What a disappointment. The art museum here in Sibiu is supposed to be the best in Romania. I knew I couldn't go yesterday, because it is closed on Mondays. I headed there first thing this morning only to find out, however, it is also closed on the first Tuesday of each month!! It's a day for them to concentrate on restoration work. I won't be able to see it, because my bus leaves for Bucharest tomorrow just 55 minutes after the museum opens.
Instead, I headed to the second place I intended to visit today: Muzeul Civilizatiel Populare Traditionale Astra--one of the largest open air museums anywhere. It is located out on the edge of town and has about 150 traditional structures of various kinds. Since it was only 6 km (3.5 miles) from my hotel, I decided to walk so that I could see the city on the way to there.
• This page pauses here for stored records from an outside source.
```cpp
extern "C" int abc_generation_multi(abc_ctx* const* ctxs, int ndev, const abc_generation_cfg* cfg, const abc_generation_io* h,
                                    abc_rng* rng, int32_t* ncomp) {
    if (!ctxs || ndev < 1 || !ctxs[0]) return ABC_ERR_INVALID;
    abc_ctx* c0 = ctxs[0];
    if (!cfg || !h || !h->X || !h->Y || !h->obs || !h->priors || !h->idx || !h->w || !rng)
        ABC_FAIL(c0, ABC_ERR_INVALID, "multi-GPU generation: null argument");
    for (int d = 0; d < ndev; d++)
        if (!ctxs[d] || (ndev > 1 && (ctxs[d]->comm_kind != 1 || ctxs[d]->comm_world != ndev || ctxs[d]->comm_rank != d)))
            ABC_FAIL(c0, ABC_ERR_INVALID, "multi-GPU generation: context %d is not rank %d of an %d-rank communicator", d, d, ndev);
    const size_t N = cfg->N, M = cfg->M, P = cfg->P, K = cfg->K, Kp = cfg->Kp, Nn = cfg->Nnext;
    if (!N || !M || !P || !K || K > N) ABC_FAIL(c0, ABC_ERR_INVALID, "multi-GPU generation: bad sizes");
    if (Kp && (!h->theta_prev || !h->w_prev || !h->dv_prev)) ABC_FAIL(c0, ABC_ERR_INVALID, "multi-GPU generation: previous set missing");
    std::vector<int> rcs((size_t)ndev, ABC_OK);
    std::vector<int32_t> ncs((size_t)ndev, 0);
    std::vector<abc_rng> rngs((size_t)ndev, *rng);
    std::mutex mu;
    std::condition_variable cv;
    int arrived = 0, any_failed = 0;
    auto agree = [&](int my_status) -> bool {
        std::unique_lock<std::mutex> lk(mu);
        if (my_status != ABC_OK) any_failed = 1;
        if (++arrived == ndev) cv.notify_all();
        else cv.wait(lk, [&] { return arrived == ndev; });
        return any_failed == 0;
    };
    auto worker = [&](int d) {
        abc_ctx* ctx = ctxs[d];
        auto fail = [&](int rc) { rcs[(size_t)d] = rc; };
        if (hipSetDevice(ctx->device) != hipSuccess) { snprintf(ctx->err, sizeof(ctx->err), "hipSetDevice failed"); (void)agree(ABC_ERR_HIP); return fail(ABC_ERR_HIP); }
        auto lo = [&](size_t tot, int q) { return tot / (size_t)ndev * (size_t)q + ((size_t)q < tot % (size_t)ndev ? (size_t)q : tot % (size_t)ndev); };
        const size_t r0 = lo(N, d), n = lo(N, d + 1) - r0, i0 = lo(Nn, d), nn = lo(Nn, d + 1) - i0;
        std::vector<void*> bufs;
        auto dmalloc = [&](size_t bytes) -> void* {
            void* p = nullptr;
            if (hipMalloc(&p, bytes ? bytes : 8) != hipSuccess) return nullptr;
            bufs.push_back(p);
            return p;
        };
        auto cleanup = [&] { (void)hipStreamSynchronize(ctx->stream); for (void* p : bufs) (void)hipFree(p); };
        double* dX = (double*)dmalloc(n * M * 8);
        double* dY = (double*)dmalloc(n * P * 8);
        double* dobs = (double*)dmalloc(M * 8);
        abc_prior* dpri = (abc_prior*)dmalloc(P * sizeof(abc_prior));
        double *dtp = nullptr, *dwp = nullptr, *ddvp = nullptr;
        if (Kp) { dtp = (double*)dmalloc(Kp * P * 8); dwp = (double*)dmalloc(Kp * 8); ddvp = (double*)dmalloc(P * 8); }
        uint64_t* didx = (uint64_t*)dmalloc(K * 8);
        double* ddist = (double*)dmalloc(K * 8);
        double* dth = (double*)dmalloc(K * P * 8);
        double* dw = (double*)dmalloc(K * 8);
        double* ddv = (double*)dmalloc(P * 8);
        double* dL = (double*)dmalloc(P * P * 8);
        double* dnext = (double*)dmalloc(nn * P * 8);
        uint64_t* dpar = (uint64_t*)dmalloc(nn * 8);
        uint64_t* dseed = (uint64_t*)dmalloc(nn * 8);
        if (!dX || !dY || !dobs || !dpri || (Kp && (!dtp || !dwp || !ddvp)) || !didx || !ddist || !dth || !dw || !ddv || !dL || !dnext ||
            !dpar || !dseed) {
            snprintf(ctx->err, sizeof(ctx->err), "multi-GPU generation: device allocation failed");
            (void)agree(ABC_ERR_NOMEM);
            cleanup();
            return fail(ABC_ERR_NOMEM);
        }
        hipStream_t st = ctx->stream;
        bool ok = true;
        auto H = [&](hipError_t e) { if (e != hipSuccess && ok) { ok = false; snprintf(ctx->err, sizeof(ctx->err), "multi-GPU generation: %s", hipGetErrorString(e)); } };
        if (n) {
            H(hipMemcpy2DAsync(dX, n * 8, h->X + r0, N * 8, n * 8, M, hipMemcpyHostToDevice, st));
            H(hipMemcpy2DAsync(dY, n * 8, h->Y + r0, N * 8, n * 8, P, hipMemcpyHostToDevice, st));
        }
        H(hipMemcpyAsync(dobs, h->obs, M * 8, hipMemcpyHostToDevice, st));
        H(hipMemcpyAsync(dpri, h->priors, P * sizeof(abc_prior), hipMemcpyHostToDevice, st));
        if (Kp) {
            H(hipMemcpyAsync(dtp, h->theta_prev, Kp * P * 8, hipMemcpyHostToDevice, st));
            H(hipMemcpyAsync(dwp, h->w_prev, Kp * 8, hipMemcpyHostToDevice, st));
            H(hipMemcpyAsync(ddvp, h->dv_prev, P * 8, hipMemcpyHostToDevice, st));
        }
        if (!agree(ok ? ABC_OK : ABC_ERR_HIP)) {
            cleanup();
            if (ok) snprintf(ctx->err, sizeof(ctx->err), "multi-GPU generation: skipped, the set-up of another device failed");
            return fail(ok ? ABC_ERR_COMM : ABC_ERR_HIP);
        }
        abc_sharded_cfg sc;
        memset(&sc, 0, sizeof(sc));
        sc.n_local = n; sc.row0 = r0; sc.N_total = N; sc.M = M; sc.P = P; sc.K = K; sc.Kp = Kp;
        sc.nnext_local = nn; sc.next0 = i0; sc.Nnext_total = Nn; sc.train_frac = cfg->train_frac;
        sc.max_comp = cfg->max_comp; sc.rule = cfg->rule; sc.multivariate = cfg->multivariate;
        abc_generation_io io;
        memset(&io, 0, sizeof(io));
        io.X = dX; io.Y = dY; io.obs = dobs; io.priors = dpri; io.theta_prev = dtp; io.w_prev = dwp; io.dv_prev = ddvp;
        io.idx = didx; io.dist = ddist; io.theta = dth; io.w = dw; io.dv = ddv; io.L = dL; io.next = dnext; io.parent = dpar; io.seeds = dseed;
        const int rc = abc_generation_sharded_dev(ctx, &sc, &io, &rngs[(size_t)d], &ncs[(size_t)d]);
        if (rc != ABC_OK) { cleanup(); return fail(rc); }
        if (d == 0) {
            H(hipMemcpyAsync(h->idx, didx, K * 8, hipMemcpyDeviceToHost, st));
            if (h->dist) H(hipMemcpyAsync(h->dist, ddist, K * 8, hipMemcpyDeviceToHost, st));
            if (h->theta) H(hipMemcpyAsync(h->theta, dth, K * P * 8, hipMemcpyDeviceToHost, st));
            H(hipMemcpyAsync(h->w, dw, K * 8, hipMemcpyDeviceToHost, st));
            if (h->dv) H(hipMemcpyAsync(h->dv, ddv, P * 8, hipMemcpyDeviceToHost, st));
            if (h->L && cfg->multivariate) H(hipMemcpyAsync(h->L, dL, P * P * 8, hipMemcpyDeviceToHost, st));
        }
        if (nn) {
            if (h->next) H(hipMemcpy2DAsync(h->next + i0, Nn * 8, dnext, nn * 8, nn * 8, P, hipMemcpyDeviceToHost, st));
            if (h->parent) H(hipMemcpyAsync(h->parent + i0, dpar, nn * 8, hipMemcpyDeviceToHost, st));
            if (h->seeds) H(hipMemcpyAsync(h->seeds + i0, dseed, nn * 8, hipMemcpyDeviceToHost, st));
        }
        H(hipStreamSynchronize(st));
        cleanup();
        if (!ok) return fail(ABC_ERR_HIP);
    };
    if (ndev == 1) worker(0);
    else {
        std::vector<std::thread> th;
        for (int d = 0; d < ndev; d++) th.emplace_back(worker, d);
        for (auto& t : th) t.join();
// ... 11 lines not shown
```

Before: 374.0 million particles/s.

## Fuse alias draw into perturb kernel and use wave-shuffle block scans

Defers the alias-table draw from resample and folds it into the perturb kernel. The multivariate path does the cell lookup early and resolves the parent row after the first noise block, so the parent load latency hides behind the noise math. This removes one kernel launch and the parent write-then-read round trip, though each perturb thread now does extra table loads. It also replaces the shared-memory Hillis-Steele block prefix sums in the alias builder with wave shuffles, and skips identity compositions in the RMap scans.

The museum was a real surprise to me--so much more than I expected. It is the best open air museum I have visited in terms of variety and numbers of exhibits. (It's not as good, however, in terms of allowing you inside the buildings. In most cases, you must peer through roped, open doors and through windows.) There are mills of all kinds and multiples of each--six different kinds of windmiless, for instance, and even a boat mill that allows the flow of the water to do the grinding while the boat is moving.) There are presses for oil, for grapes, etc. There's a vineyard beside each of two old wineries (the homes and the out buildings for pressing). There's an 8-seat hand-cranked "Ferris" wheel. There are farm houses, schools, churches, etc. There are special houses and their associated out buildings for shepherd's farms, candlemakers, coopers, tanners, fishermen, etc. There are the homes and buildings associated with making and dying various fabrics such as hemp, silk, goats' wool, sheeps' wool, etc. The list could go on and on and on. I was there for three hours and still did not see it all.
When I came back into town around 15:30, I was hungry and stopped at a Turkish kebab house. The stuffed sandwich was so big that I am totally full now and probably will not need anything else for dinner.
There's an organ concert at 18:00 at the Evangelica Basilica. I will go to it. Then I will be in bed early, I guess, since I was up so early today. Tomorrow is a big travel day when I return to Bucharest. I'll spend the night there and head to Copenhagen on Thursday.
Note to Nurse Grethe and Jens and Robert: Webspeed has been stopping your mail again. That's why you have not heard from me. I will still be at the airport there around 15:00 on Thursday and will see you that evening.